> _PROBLEM TO SOLVE_: In the entries that follow, find the line containing "p.img = imgs[i].p;"; from there, copy every line exactly through the line containing "const bool rgb = m->det_first.cin == 3;".

═════ STORED DATA

void run_res8ws(asep_aru* m, bool up, const Res8Args& a, const std::vector<bool>& walk, const std::string& what) {
    Res8WSArgs wa{};
    int n = 0, items = 0;
    double flops = 0, bytes = 0;
    long strip_rows = 0;
    for (int i = 0; i < a.nprob; ++i) {
        if (!walk[i]) continue;
        const Res8Prob& q = a.p[i];
        Res8WSProb& p = wa.p[n++];
        if (up) { p.skip = q.img; p.dec = q.in1; }
        else { p.img = q.img; p.stats = q.stats; p.pool = q.pool; }
        p.out = q.out;
        p.H = q.H; p.W = q.W;
        const WalkRegion r = walk_region(p.H, p.W);
        p.n_strips = r.n_strips;
        p.y_end = r.y_end;
        strip_rows += (long)r.n_strips * r.rows();
        flops += 2.0 * r.pixels() * (9.0 * (up ? 16 : 1) * 8 + 3 * 9.0 * 64);
        bytes += r.pixels() * ((up ? 64.0 : 4.0) + 32.0 + (p.pool ? 8.0 : 0.0));
    }
    if (!n) return;
    const int band = walk_band(strip_rows, m->num_cus, 4);
    for (int i = 0; i < n; ++i) {
        Res8WSProb& p = wa.p[i];
        p.band = band;
        p.tile_begin = items;
        items += walk_region(p.H, p.W).items(band);
    }
    wa.nprob = n;
    if (up) { wa.b1 = m->d_r8_up_b1; wa.w1s = (const u32x4*)m->d_r8ws_up_w1; wa.ws = (const u32x4*)m->d_r8ws_up_w; wa.bias = m->d_r8_up_br; }
    else { wa.b1 = m->det_first.d_b; wa.w1f = m->det_first.d_w; wa.ws = (const u32x4*)m->d_r8ws_down_w; wa.bias = m->d_r8_down_br; }
    int units = items;
    wa.xm = oneshot_map(m, items, &units);
    ProfScope ps(m, up ? "res8ws_kernel<true>" : "res8ws_kernel<false>", flops, what);
    ps.bytes = bytes;
    if (up) hipLaunchKernelGGL(res8ws_kernel<true>, dim3(units), dim3(64), 0, m->stream, wa);
    else hipLaunchKernelGGL(res8ws_kernel<false>, dim3(units), dim3(64), 0, m->stream, wa);
}

struct Res8Kernel { void (*fn)(const Res8Args); const char* name; };
Res8Kernel res8_kernel(bool up, bool valu, int actv) {
    static const Res8Kernel k[2][4] = {
        {{res8v_down_kernel<0>, "res8v_down_kernel<0>"}, {res8v_down_kernel<1>, "res8v_down_kernel<1>"}, {res8v_down_kernel<2>, "res8v_down_kernel<2>"},
         {res8_down_kernel<false>, "res8_down_kernel<false>"}},
        {{res8v_up_kernel<0>, "res8v_up_kernel<0>"}, {res8v_up_kernel<1>, "res8v_up_kernel<1>"}, {res8v_up_kernel<2>, "res8v_up_kernel<2>"},
         {res8_up_kernel<false>, "res8_up_kernel<false>"}}};
    return k[up][valu ? actv : 3];
}

void run_res8(asep_aru* m, bool up, const TL& in0, const TL* in1, const std::vector<const float*>& stats, bool want_pool, TL* d_out, TL* pool_out) {
    for (const Tensor& t : in0) {
        d_out->push_back(new_tensor(m, t.H, t.W, 8));
        if (want_pool) pool_out->push_back(new_tensor(m, cdiv(t.H, 2), cdiv(t.W, 2), 8));
    }
    const size_t lds = up ? R8_UP_LDS : R8_DOWN_LDS;
    const char* layer = up ? "unet_up_0" : "unet_down_0";
    for_chunks<Res8Args>(in0.size(), 0.0, [&](Res8Prob& p, size_t i, Chunk& k) {
        k.bytes += tbytes(in0[i]) + (up ? tbytes((*in1)[i]) : 0.0) + tbytes((*d_out)[i]) + (want_pool ? tbytes((*pool_out)[i]) : 0.0);
        p.img = in0[i].p; p.in1 = up ? (*in1)[i].p : nullptr; p.stats = stats.empty() ? nullptr : stats[i];
        p.out = (*d_out)[i].p; p.pool = want_pool ? (*pool_out)[i].p : nullptr;
        p.H = in0[i].H; p.W = in0[i].W;
        set_tiles(p, k.units.next_tiles(p.H, p.W, R8_OW, R8_OH * R8_NP));
        k.flops += 2.0 * in0[i].H * in0[i].W * (9.0 * (up ? 16 : 1) * 8 + 3 * 9.0 * 64);
    }, [&](Res8Args& a, const Chunk& c) {
        const int tiles = c.units.total;
        const double flops = c.flops, bytes = c.bytes;
        const TL sub = c.sub(in0);
        const bool valu = m->r8_valu && r8v_fits(sub);
        if (up) { a.w1 = valu ? m->d_r8v_up_w1 : m->d_r8_up_w1; a.b1 = m->d_r8_up_b1; }
        else { a.w1 = m->det_first.d_w; a.b1 = m->det_first.d_b; }
        a.wr = (const f32x4*)(up ? (valu ? m->d_r8v_up_wr : m->d_r8_up_wr) : (valu ? m->d_r8v_down_wr : m->d_r8_down_wr));
        a.br = up ? m->d_r8_up_br : m->d_r8_down_br;
        const int actv = m->cfg.activation;
        const Res8Kernel k = res8_kernel(up, valu, actv);
        a.sched = tile_schedule(m, a, std::min(tiles, m->num_cus), R8_OH * R8_NP);
// ... 457 lines not shown
    for_chunks<TapArgs>(t.size(), 9.0 * ch * cout * 4.0, [&](TapProb& p, size_t i, Chunk& k) {
        p.img = imgs[i].p; p.t = t[i].p; p.stats = stats.empty() ? nullptr : stats[i];
        p.H = t[i].H; p.W = t[i].W;
        set_tiles(p, k.units.next_tiles(p.H, p.W, PYR_TW, PYR_TH));
        k.flops += 2.0 * t[i].H * t[i].W * 9.0 * ch * cout;
        k.bytes += tbytes(imgs[i]) + 2.0 * tbytes(t[i]);
    }, [&](TapArgs& a, const Chunk& k) {
        a.w = it->second; a.cout = cout;
        ProfScope ps(m, "pyr_tap_kernel<" + ti(ch) + ">", k.flops, layer_text(scope + " tap", k.sub(t), ch, cout));
        ps.bytes = k.bytes;
        launch_pyr_tap(m, a, ch, k.units.total);
    });
}

TL det_cnn(asep_aru* m, const TL& imgs, const std::vector<std::string>& names, const std::vector<const float*>& stats) {
    const int n = m->cfg.scale_space_num;
    std::vector<TL> skips;
    TL u = imgs;
    const bool rgb = m->det_first.cin == 3;
    const bool pyr = m->cfg.input_pyramid != 0, pyr_up = pyr && m->cfg.inp4up != 0;
    std::vector<TL> ipyr;
    if (pyr) {
        ipyr.push_back(imgs);
        for (int l = 1; l < n; ++l) ipyr.push_back(run_pool(m, ipyr.back(), rgb ? POOL_AVG_C3 : POOL_AVG_C1));
    }
    auto publish = [&](const TL& l, const std::string& suffix) {
        for (size_t i = 0; i < l.size(); ++i) m->endpoints[names[i] + suffix] = l[i];
    };
    auto first = [&](bool act) { return direct_act(m, m->det_first, imgs, act, stats); };
    auto conv = [&](const std::string& sc, const TL& in0, const TL* in1, bool act, TL* pooled = nullptr) {
        return m->bf16 ? run_convb(m, sc, in0, in1, false, act, nullptr, pooled) : conv_act(m, sc, in0, in1, false, act, nullptr, pooled);
    };
    auto deconv = [&](const std::string& sc, const TL& in, const TL& like) {
        return m->bf16 ? run_deconvb(m, sc, in, like, true) : deconv_act(m, sc, in, like);
    };
    for (int l = 0; l < n; ++l) {
        const std::string scope = "aru_net/featMapG/unet_down_" + std::to_string(l);
        const bool pool = l < n - 1;
        TL d, pooled;
        if (l == 0 && !rgb && (m->bf16 ? m->d_r8b_down_w && m->det_first.k == 3 && m->det_first.cout == 8
                                       : (m->use_fused8 || (m->fused8_var && r8v_fits(imgs))) && m->d_r8_down_wr)) {
            if (m->bf16) run_res8b(m, false, imgs, nullptr, stats, pool, &d, &pooled);
            else run_res8(m, false, imgs, nullptr, stats, pool, &d, &pooled);
        } else if (m->cfg.plain_u) {
            TL c1 = (l == 0) ? first(true) : conv(scope + "/conv1", u, nullptr, true);
            d = conv(scope + "/conv2", c1, nullptr, true, pool ? &pooled : nullptr);
        } else {
            TL t = (l == 0) ? first(false) : conv(scope + "/conv1", u, nullptr, false);
            if (pyr && l > 0) run_tap(m, scope + "/conv1", ipyr[l], t, stats);
            d = res_block_tail(m, scope, t, pool ? &pooled : nullptr);
        }
        skips.push_back(d);
        publish(d, "_unet_down_" + std::to_string(l) + "_conv");
        u = pool ? pooled : d;
    }
    for (int l = n - 2; l >= 0; --l) {
        const std::string scope = "aru_net/featMapG/unet_up_" + std::to_string(l);
        const TL& skip = skips[l];
        TL v = deconv(scope + "/deconv", u, skip);
        publish(v, "_unet_up_" + std::to_string(l) + "_deconv");
        if (l == 0 && !pyr_up && (m->bf16 ? m->d_r8b_up_w1 != nullptr : (m->use_fused8 || (m->fused8_var && r8v_fits(skip))) && m->d_r8_up_w1)) {
            TL d, none;
            if (m->bf16) run_res8b(m, true, skip, &v, {}, false, &d, &none);
            else run_res8(m, true, skip, &v, {}, false, &d, &none);
            u = d;
        } else if (m->cfg.plain_u) {
            TL c1 = conv(scope + "/conv1", skip, &v, true);
            u = conv(scope + "/conv2", c1, nullptr, true);
        } else {
            TL t = conv(scope + "/conv1", skip, &v, false);
            if (pyr_up) run_tap(m, scope + "/conv1", ipyr[l], t, stats);
            u = res_block_tail(m, scope, t);
        }
        publish(u, "_unet_up_" + std::to_string(l) + "_conv");
    }
    return u;
}

TL att_cnn(asep_aru* m, const TL& imgs, const std::vector<const float*>& stats) {
    const std::string p = "aru_net/attMapG/attPart/conv";
    TL y;
    if (m->bf16 && !m->d_att_head) { set_error("bf16 path: attention head 4x4 / 12 channels expected"); throw ArgError(); }
    const bool head_variant = m->d_att_head && !m->use_fused8 && m->fused8_wanted && m->fuse_act && m->cfg.activation != 0 && m->r8_valu && !m->bf16;
    if (m->d_att_head && (m->use_fused8 || head_variant || m->bf16)) {
        for (const Tensor& t : imgs) y.push_back(new_tensor(m, cdiv(t.H, 2), cdiv(t.W, 2), m->bf16 ? 16 : 12, m->bf16));
        bool headb = m->bf16 && m->d_att_headb && m->cfg.activation == 0;
        for (const Tensor& t : imgs) headb = headb && (size_t)t.H * t.W < ((size_t)1 << 28);
        auto fill = [&](int tw, int th) {
            return [&, tw, th](C1Prob& q, size_t i, Chunk& k) {
                k.bytes += tbytes(imgs[i]) + tbytes(y[i]);
                q.img = imgs[i].p; q.out = y[i].p; q.stats = stats.empty() ? nullptr : stats[i];
                q.H = imgs[i].H; q.W = imgs[i].W;
                set_tiles(q, k.units.next_tiles(q.H, q.W, tw, th));
                k.flops += 2.0 * imgs[i].H * imgs[i].W * 16.0 * 12;
            };
        };
        if (headb) for_chunks<AttHeadBArgs>(imgs.size(), 0.0, fill(ATTB_TW, ATTB_TH), [&](AttHeadBArgs& a, const Chunk& k) {
            a.wpk = (const u32x4*)m->d_att_headb; a.bias = m->att_first.d_b;
            int units;
            a.xm = oneshot_map(m, k.units.total, &units);
            ProfScope ps(m, "att_headb_kernel", k.flops);
            ps.bytes = k.bytes;
            hipLaunchKernelGGL(att_headb_kernel, dim3(units), dim3(256), 0, m->stream, a);
        });
        else for_chunks<AttHeadArgs>(imgs.size(), 0.0, fill(ATT_TW, ATT_TH), [&](AttHeadArgs& a, const Chunk& k) {
            a.wpk = (const f32x4*)m->d_att_head; a.bias = m->att_first.d_b; a.w = m->att_first.d_w; a.act = m->cfg.activation;
// ... 643 lines not shown
    if (!m) { set_error("asep_aru_trim: null handle"); return ASEP_ERR_ARG; }
    ASEP_HIP_CHECK(hipDeviceSynchronize());
    m->endpoints.clear();
    for (auto& Lp : m->lanes) Lp->pool.release();
    m->host_stage.release();
    m->last_nl = 0;
    return ASEP_OK;
    ASEP_GUARD_END
}

int asep_aru_profile(asep_aru* m, int enable) {
    ASEP_GUARD_BEGIN
    if (!m) { set_error("asep_aru_profile: null handle"); return ASEP_ERR_ARG; }
    m->profiling = enable != 0;
    m->prof_detail = enable == 2;
    m->prof_in_situ = enable == 3;
    if (enable) { m->prof_recs.clear(); m->ev_next = 0; m->prof_names.clear(); }
    return ASEP_OK;
    ASEP_GUARD_END
}

long asep_aru_profile_report(asep_aru* m, char* buf, size_t buflen) {
    ASEP_GUARD_BEGIN
    if (!m || !buf || buflen < 2) { set_error("asep_aru_profile_report: bad argument"); return ASEP_ERR_ARG; }
    ASEP_HIP_CHECK(hipStreamSynchronize(m->stream));
    const size_t nk = m->prof_names.size();
    std::vector<double> ms(nk, 0.0), fl(nk, 0.0), by(nk, 0.0), xf(nk, 0.0);
    std::vector<long> calls(nk, 0);
    for (const auto& r : m->prof_recs) {
        float t = 0.f;
        ASEP_HIP_CHECK(hipEventElapsedTime(&t, r.a, r.b));
        ms[r.kid] += t; fl[r.kid] += r.flops; by[r.kid] += r.bytes; xf[r.kid] += r.xflops; calls[r.kid] += 1;
    }
    std::string js = "[";
    for (size_t i = 0; i < nk; ++i) {
        if (!calls[i]) continue;
        char line[512];
        snprintf(line, sizeof(line), "%s{\"kernel\":\"%s\",\"calls\":%ld,\"total_ms\":%.6f,\"flops\":%.6e,\"bytes\":%.6e,\"executed_flops\":%.6e}",
                 js.size() > 1 ? "," : "", m->prof_names[i].c_str(), calls[i], ms[i], fl[i], by[i], xf[i]);
        js += line;
    }
    js += "]";
    if (js.size() + 1 > buflen) { set_error("asep_aru_profile_report: buffer too small (%zu needed)", js.size() + 1); return ASEP_ERR_ARG; }
    memcpy(buf, js.c_str(), js.size() + 1);
    return (long)js.size();
    ASEP_GUARD_END
}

══════════

> _REPLY_:
        p.img = imgs[i].p; p.t = t[i].p; p.stats = stats.empty() ? nullptr : stats[i];
        p.H = t[i].H; p.W = t[i].W;
        set_tiles(p, k.units.next_tiles(p.H, p.W, PYR_TW, PYR_TH));
        k.flops += 2.0 * t[i].H * t[i].W * 9.0 * ch * cout;
        k.bytes += tbytes(imgs[i]) + 2.0 * tbytes(t[i]);
    }, [&](TapArgs& a, const Chunk& k) {
        a.w = it->second; a.cout = cout;
        ProfScope ps(m, "pyr_tap_kernel<" + ti(ch) + ">", k.flops, layer_text(scope + " tap", k.sub(t), ch, cout));
        ps.bytes = k.bytes;
        launch_pyr_tap(m, a, ch, k.units.total);
    });
}

TL det_cnn(asep_aru* m, const TL& imgs, const std::vector<std::string>& names, const std::vector<const float*>& stats) {
    const int n = m->cfg.scale_space_num;
    std::vector<TL> skips;
    TL u = imgs;
    const bool rgb = m->det_first.cin == 3;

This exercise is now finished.